Collected data entries:
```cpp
typedef const __attribute__((address_space(1))) char* pf_gptr_t;
__device__ __forceinline__ pf_gptr_t pf_uni(const char* p) {
    const uint64_t u = (uint64_t)p;
    const uint32_t lo = __builtin_amdgcn_readfirstlane((uint32_t)u), hi = __builtin_amdgcn_readfirstlane((uint32_t)(u >> 32));
    return (pf_gptr_t)(((uint64_t)hi << 32) | lo);
}

__device__ __forceinline__ void x3_split8(const f32x4 p0, const f32x4 p1, v4u& H, v4u& M, v4u& L) {
    const float x[8] = {p0[0], p0[1], p0[2], p0[3], p1[0], p1[1], p1[2], p1[3]};
#pragma unroll
    for (int i = 0; i < 4; ++i) {
        const float a = x[2 * i], b = x[2 * i + 1];
        const uint32_t h = pf_cvt2(a, b);
        const float ra = a - __uint_as_float(h << 16), rb = b - __uint_as_float(h & 0xffff0000u);
        const uint32_t m = pf_cvt2(ra, rb);
        const float sa = ra - __uint_as_float(m << 16), sb = rb - __uint_as_float(m & 0xffff0000u);
        H[i] = h; M[i] = m; L[i] = pf_cvt2(sa, sb);
    }
}

template <int EPI, bool CONV = false, int NPROD = 8, bool SCHED = true, bool APL = false>
__global__ __launch_bounds__(256, 2) void gemm_x3_kernel(GemmArgs a) {
    extern __shared__ __attribute__((aligned(16))) char pf_sm[];
    const int lane = threadIdx.x & 63, w = __builtin_amdgcn_readfirstlane(threadIdx.x >> 6);
    const int wr = w >> 1, wc = w & 1;
    const int n_mt = (a.M + PF_BM - 1) / PF_BM, n_nt = (a.N + PF_BN - 1) / PF_BN;
    const int total = n_mt * n_nt, per = (total + 7) >> 3;
    const int t = (int)(blockIdx.x & 7) * per + (int)(blockIdx.x >> 3);
    if (t >= total) return;
    const int g0 = t / (PF_GM * n_nt), first_m = g0 * PF_GM;
    const int gm = (n_mt - first_m) < PF_GM ? (n_mt - first_m) : PF_GM;
    const int r = t - g0 * PF_GM * n_nt;
    const int bn = r / gm, bm = first_m + (r - bn * gm);
// ... 50 lines not shown
    auto issue_a = [&](int kt, int buf) {
        char* base = pf_sm + buf * STAGE;
        if constexpr (APL) {
#pragma unroll
            for (int i = 0; i < 6; ++i)
                __builtin_amdgcn_global_load_lds((const __attribute__((address_space(1))) void*)(pf_uni(abase + (size_t)(i >> 1) * a.a_planes * 2 + (size_t)kt * 64) + aoff[i]),
                                                 (__attribute__((address_space(3))) void*)(base + (i >> 1) * 8192 + (w + 4 * (i & 1)) * 1024), 16, 0, 0);
            return;
        }
        int tap = 0, rem = kt;
        if constexpr (CONV) { tap = kt / cv_kpt; rem = kt - tap * cv_kpt; }
#pragma unroll
        for (int i = 0; i < 4; ++i) {
            const char* ap = asrc[i] + (size_t)kt * 128;
            if constexpr (CONV) {
                const int maxpad = cv_left;
                const int Tv = cv_T[i] <= maxpad ? maxpad + 1 : cv_T[i];
                int p = cv_t[i] + tap * a.conv_dil - cv_left;
                p = p < 0 ? -p : p;
                p = p >= Tv ? 2 * (Tv - 1) - p : p;
                const bool ok = p >= 0 && p < cv_T[i];
                ap = ok ? cv_base[i] + ((size_t)p * a.lda + (size_t)rem * 32) * 4 : cv_zero[i];
            }
            if constexpr (CONV)
                __builtin_amdgcn_global_load_lds((const __attribute__((address_space(1))) void*)ap,
                                                 (__attribute__((address_space(3))) void*)(base + (w * 4 + i) * 1024), 16, 0, 0);
            else
                __builtin_amdgcn_global_load_lds((const __attribute__((address_space(1))) void*)(pf_uni(abase + (size_t)kt * 128) + aoff[i]),
                                                 (__attribute__((address_space(3))) void*)(base + (w * 4 + i) * 1024), 16, 0, 0);
        }
    };
    auto load_w = [&](int kt, v4u (&bw)[4][3]) {
#pragma unroll
        for (int nt = 0; nt < 4; ++nt)
#pragma unroll
            for (int p = 0; p < 3; ++p) bw[nt][p] = *(const __attribute__((address_space(1))) v4u*)(pf_uni(wbase[nt] + (size_t)kt * 3072) + lane16 + p * 1024);
// ... 149 lines not shown
    const uint32_t lane16 = lane * 16;
#pragma unroll
    for (int i = 0; i < 3; ++i) {
        const int q = w + 8 * i;
        int ntile = nt0 + q / 3;
        ntile = ntile < ntiles ? ntile : ntiles - 1;
        wdma[i] = (const char*)a.Wp + (size_t)ntile * nk * 3072 + (q % 3) * 1024;
    }
    auto issue = [&](int kt, int buf) {
        char* base = pf_sm + buf * X3W8_STAGE;
        int tap = 0, rem = kt;
        if constexpr (CONV) { tap = kt / cv_kpt; rem = kt - tap * cv_kpt; }
#pragma unroll
        for (int i = 0; i < 2; ++i) {
            if constexpr (CONV) {
                const int maxpad = cv_left;
                const int Tv = cv_T[i] <= maxpad ? maxpad + 1 : cv_T[i];
                int p = cv_t[i] + tap * a.conv_dil - cv_left;
                p = p < 0 ? -p : p;
                p = p >= Tv ? 2 * (Tv - 1) - p : p;
                const bool ok = p >= 0 && p < cv_T[i];
                const char* ap = ok ? cv_base[i] + ((size_t)p * a.lda + (size_t)rem * 32) * 4 : cv_zero[i];
                __builtin_amdgcn_global_load_lds((const __attribute__((address_space(1))) void*)ap,
                                                 (__attribute__((address_space(3))) void*)(base + (w * 2 + i) * 1024), 16, 0, 0);
            } else {
                (void)asrc;
                __builtin_amdgcn_global_load_lds((const __attribute__((address_space(1))) void*)(pf_uni(abase + (size_t)kt * 128) + aoff[i]),
                                                 (__attribute__((address_space(3))) void*)(base + (w * 2 + i) * 1024), 16, 0, 0);
            }
        }
#pragma unroll
        for (int i = 0; i < 3; ++i)
            __builtin_amdgcn_global_load_lds((const __attribute__((address_space(1))) void*)(pf_uni(wdma[i] + (size_t)kt * 3072) + lane16),
                                             (__attribute__((address_space(3))) void*)(base + 16384 + (w + 8 * i) * 1024), 16, 0, 0);
    };

// ... 66 lines not shown
        __syncthreads();
        pf_store_vt<128, 512, true>(a, ct, m0, nt0 * 16, threadIdx.x);
        return;
    }
#pragma unroll
    for (int mt = 0; mt < 2; ++mt)
#pragma unroll
        for (int nt = 0; nt < 4; ++nt)
#pragma unroll
            for (int rr = 0; rr < 4; ++rr)
                ct[(wr * 32 + mt * 16 + g * 4 + rr) * 128 + ((wc * 64 + nt * 16 + c16) ^ (g << 4))] = acc[mt][nt][rr];
    int* meta = (int*)(pf_sm + 65536);
    pf_stage_meta<EPI, 128>(a, meta, m0, threadIdx.x);
    __syncthreads();
    pf_store_tile<EPI, 128, 512, true>(a, ct, meta, m0, nt0 * 16, threadIdx.x);
}

template <int EPI, bool CONV = false>
static int launch_gemm_x3_e(const GemmArgs& a, hipStream_t st) {
    const int n_mt = ceil_div(a.M, PF_BM), n_nt = ceil_div(a.N, PF_BN);
    const int per = ceil_div(n_mt * n_nt, 8);
    const int nprod = itts_opt(OPT_X3_PRODUCTS) == 6 ? 6 : 8;
    const bool sched = itts_opt(OPT_X3_SCHED) != 0;
    static ItPerDevice<bool> attr_set_pd;
    bool& attr_set = attr_set_pd.cur();
    if (!attr_set) {
        HIP_TRY(hipFuncSetAttribute((const void*)gemm_x3_kernel<EPI, CONV, 8, true>, hipFuncAttributeMaxDynamicSharedMemorySize, X3_LDS_ONE));
        HIP_TRY(hipFuncSetAttribute((const void*)gemm_x3_kernel<EPI, CONV, 6, true>, hipFuncAttributeMaxDynamicSharedMemorySize, X3_LDS_ONE));
        HIP_TRY(hipFuncSetAttribute((const void*)gemm_x3_kernel<EPI, CONV, 8, false>, hipFuncAttributeMaxDynamicSharedMemorySize, X3_LDS_ONE));
        HIP_TRY(hipFuncSetAttribute((const void*)gemm_x3_kernel<EPI, CONV, 6, false>, hipFuncAttributeMaxDynamicSharedMemorySize, X3_LDS_ONE));
// ... 75 lines not shown
```

### indextts_amd/csrc/gpt_kernels.h

```cpp
#pragma once
#include "common.h"

enum { PREC_F32 = 0, PREC_BF16 = 1,
       PREC_F32X3 = 2 };

struct LnArgs {
    float* x;
    const float* partial;
    int nsplit;
    const float* bias_prev;
    const float* g1; const float* b1;
    const float* g2; const float* b2;
    void* out;
    int out_f32;
    int rows, D;
    int in_row_mul, in_row_add;
    float eps;
};
int launch_ln(const LnArgs& a, int prec, hipStream_t st);

enum { EPI_STORE_F32 = 0, EPI_GELU_ACT = 1, EPI_PARTIAL = 2, EPI_RESIDUAL = 3, EPI_QKV = 4,
       EPI_SWIGLU = 5,
       EPI_GATE = 6,
       EPI_QKV_ROPE = 7,
// ... 14 lines not shown
    const int* pos_shift;
    size_t a_planes;
    int kb_slice;
    int dma_rot;
    const float* ln_x; float* ln_x_out; const float* ln_partial; const float* ln_bias_prev; const float* ln_g; const float* ln_b; float ln_eps;
    const int* tok_seq; const int* tok_t; const int* seq_len; const float* rope; const float* gvec;
    float* out2; int wn_first, wn_last;
    int conv_taps, conv_dil, conv_W;
    const int* seq_start; const int* seq_T; const void* zero_row;
    void* out_act2;
    int seq_mul;
    const int* seq_map;
    size_t kv_planes;
    const float* res_src;
    const int* res_map;
};
int launch_gemm(const GemmArgs& a, int prec, bool prefill, hipStream_t st);
int launch_gemm_x3(const GemmArgs& a, hipStream_t st);
int gemm_x3_occupancy(int* blocks);
bool gemm_decode_ln_ok(int M, int K, int epi);
int launch_gemm_decode_ln(const GemmArgs& a, hipStream_t st);
int gemm_tile_occupancy(int prec, int* blocks);

enum GemmPath {
    GP_NONE = -1,
    GP_BF16_TILE128, GP_BF16_TILE128_NOVEC, GP_BF16_TILE256, GP_BF16_TILE256X128, GP_BF16_REG_PREFILL,
    GP_BF16_SLAB_MT1, GP_BF16_SLAB_MT2, GP_BF16_SLAB_MT4_NT1, GP_BF16_SLAB_MT4_NT2, GP_BF16_SLAB_MT4_NT4,
    GP_BF16_REG_DECODE_MT1, GP_BF16_REG_DECODE_MT2, GP_BF16_REG_DECODE_MT4,
    GP_F32_TILE, GP_F32_REG_PREFILL, GP_F32_REG_DECODE_MT1, GP_F32_REG_DECODE_MT2, GP_F32_REG_DECODE_MT4,
    GP_X3_4W_P6, GP_X3_4W_P8, GP_X3_4W_APLANES, GP_X3_8W,
    GP_BF16_LN_DECODE_4W, GP_BF16_LN_DECODE_WIDE_NT2, GP_BF16_LN_DECODE_WIDE_NT4,
    GP_COUNT
};
void gemm_note_path(int path);
// ... 189 lines not shown
```

### indextts_amd/csrc/options.hip

```cpp
#include <atomic>
#include <stdlib.h>
#include <string.h>

#include "../../include/indextts_hip.h"
#include "common.h"
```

> _Exercise_:
Find the lines above that contain the word "template" and copy each one.

> _Output of the exercise_:
template <int EPI, bool CONV = false, int NPROD = 8, bool SCHED = true, bool APL = false>
template <int EPI, bool CONV = false>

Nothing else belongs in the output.